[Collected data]
┏━━

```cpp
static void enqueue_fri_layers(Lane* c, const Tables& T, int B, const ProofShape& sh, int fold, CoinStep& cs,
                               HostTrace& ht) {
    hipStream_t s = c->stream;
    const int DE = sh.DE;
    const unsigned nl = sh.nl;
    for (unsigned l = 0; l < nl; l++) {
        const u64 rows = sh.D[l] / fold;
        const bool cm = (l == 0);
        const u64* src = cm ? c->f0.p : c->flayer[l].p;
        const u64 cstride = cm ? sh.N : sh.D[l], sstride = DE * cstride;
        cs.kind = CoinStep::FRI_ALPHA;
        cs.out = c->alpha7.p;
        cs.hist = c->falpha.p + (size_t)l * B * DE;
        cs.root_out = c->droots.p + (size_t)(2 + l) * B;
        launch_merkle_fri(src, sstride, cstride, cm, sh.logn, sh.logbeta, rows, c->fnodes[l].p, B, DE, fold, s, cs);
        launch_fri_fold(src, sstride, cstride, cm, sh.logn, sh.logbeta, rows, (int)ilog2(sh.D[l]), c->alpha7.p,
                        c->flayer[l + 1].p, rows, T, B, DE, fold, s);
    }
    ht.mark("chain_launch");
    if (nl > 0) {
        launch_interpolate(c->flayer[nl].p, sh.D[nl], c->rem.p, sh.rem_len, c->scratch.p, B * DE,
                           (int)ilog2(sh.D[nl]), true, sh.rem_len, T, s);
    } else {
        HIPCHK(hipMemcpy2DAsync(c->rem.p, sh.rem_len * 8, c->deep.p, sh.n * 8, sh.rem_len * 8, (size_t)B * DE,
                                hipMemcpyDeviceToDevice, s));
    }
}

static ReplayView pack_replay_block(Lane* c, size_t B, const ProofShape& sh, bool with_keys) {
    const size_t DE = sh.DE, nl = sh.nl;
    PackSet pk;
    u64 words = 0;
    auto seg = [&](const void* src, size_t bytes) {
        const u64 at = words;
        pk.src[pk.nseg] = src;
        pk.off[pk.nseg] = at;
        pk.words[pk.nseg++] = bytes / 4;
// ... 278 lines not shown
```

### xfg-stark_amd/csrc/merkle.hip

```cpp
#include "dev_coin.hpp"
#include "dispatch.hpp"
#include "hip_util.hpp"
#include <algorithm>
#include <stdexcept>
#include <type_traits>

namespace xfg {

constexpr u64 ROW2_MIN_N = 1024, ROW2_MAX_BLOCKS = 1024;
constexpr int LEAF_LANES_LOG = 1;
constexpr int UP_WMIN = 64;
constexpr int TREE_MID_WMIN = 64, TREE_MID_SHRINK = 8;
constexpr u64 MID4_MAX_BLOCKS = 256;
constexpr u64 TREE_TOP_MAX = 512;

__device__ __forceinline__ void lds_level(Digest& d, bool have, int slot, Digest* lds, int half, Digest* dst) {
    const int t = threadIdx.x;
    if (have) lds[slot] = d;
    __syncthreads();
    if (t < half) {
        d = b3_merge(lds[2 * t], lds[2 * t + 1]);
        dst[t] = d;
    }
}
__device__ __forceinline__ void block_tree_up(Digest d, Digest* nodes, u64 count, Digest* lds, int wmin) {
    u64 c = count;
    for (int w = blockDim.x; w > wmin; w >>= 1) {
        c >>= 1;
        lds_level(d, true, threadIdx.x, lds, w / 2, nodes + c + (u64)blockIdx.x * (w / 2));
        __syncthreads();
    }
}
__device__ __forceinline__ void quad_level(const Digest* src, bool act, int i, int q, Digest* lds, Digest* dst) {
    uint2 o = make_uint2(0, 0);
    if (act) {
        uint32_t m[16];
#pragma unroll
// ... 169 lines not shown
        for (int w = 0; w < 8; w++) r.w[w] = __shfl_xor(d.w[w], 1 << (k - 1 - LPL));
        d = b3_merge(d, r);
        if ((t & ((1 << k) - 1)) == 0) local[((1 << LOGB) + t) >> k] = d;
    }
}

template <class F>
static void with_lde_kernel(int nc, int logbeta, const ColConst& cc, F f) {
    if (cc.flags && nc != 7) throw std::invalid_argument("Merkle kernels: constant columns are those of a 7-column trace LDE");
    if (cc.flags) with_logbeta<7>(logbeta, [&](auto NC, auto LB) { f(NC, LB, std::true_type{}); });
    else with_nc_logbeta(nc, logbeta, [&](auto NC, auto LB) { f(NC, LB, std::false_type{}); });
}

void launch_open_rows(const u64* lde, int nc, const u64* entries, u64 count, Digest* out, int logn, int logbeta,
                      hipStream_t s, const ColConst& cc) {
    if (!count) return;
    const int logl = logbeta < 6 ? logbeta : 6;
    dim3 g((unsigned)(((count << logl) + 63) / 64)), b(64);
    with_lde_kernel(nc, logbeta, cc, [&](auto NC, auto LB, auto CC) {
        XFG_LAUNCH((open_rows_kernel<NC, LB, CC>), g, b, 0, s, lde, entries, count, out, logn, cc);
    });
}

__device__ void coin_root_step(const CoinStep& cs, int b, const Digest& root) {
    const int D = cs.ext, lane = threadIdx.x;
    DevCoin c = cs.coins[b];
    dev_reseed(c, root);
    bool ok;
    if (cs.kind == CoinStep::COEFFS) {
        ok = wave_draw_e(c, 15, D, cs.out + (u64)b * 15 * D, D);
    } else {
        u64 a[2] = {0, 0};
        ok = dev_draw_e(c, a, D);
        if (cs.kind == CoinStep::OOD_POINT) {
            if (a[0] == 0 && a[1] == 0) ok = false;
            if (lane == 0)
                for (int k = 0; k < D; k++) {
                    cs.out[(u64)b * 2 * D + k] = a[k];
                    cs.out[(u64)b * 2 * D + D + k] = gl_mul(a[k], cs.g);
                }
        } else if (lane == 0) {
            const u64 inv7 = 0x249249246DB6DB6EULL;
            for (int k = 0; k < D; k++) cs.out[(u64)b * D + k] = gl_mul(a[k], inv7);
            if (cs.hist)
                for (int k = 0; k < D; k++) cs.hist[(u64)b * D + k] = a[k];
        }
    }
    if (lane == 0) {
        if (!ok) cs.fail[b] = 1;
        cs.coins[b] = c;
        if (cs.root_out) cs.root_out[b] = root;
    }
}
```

┗━━

## ASSIGNMENT
Report back each line of the entries that holds the string "have".

## OUTPUT FOR THIS TASK
__device__ __forceinline__ void lds_level(Digest& d, bool have, int slot, Digest* lds, int half, Digest* dst) {
    if (have) lds[slot] = d;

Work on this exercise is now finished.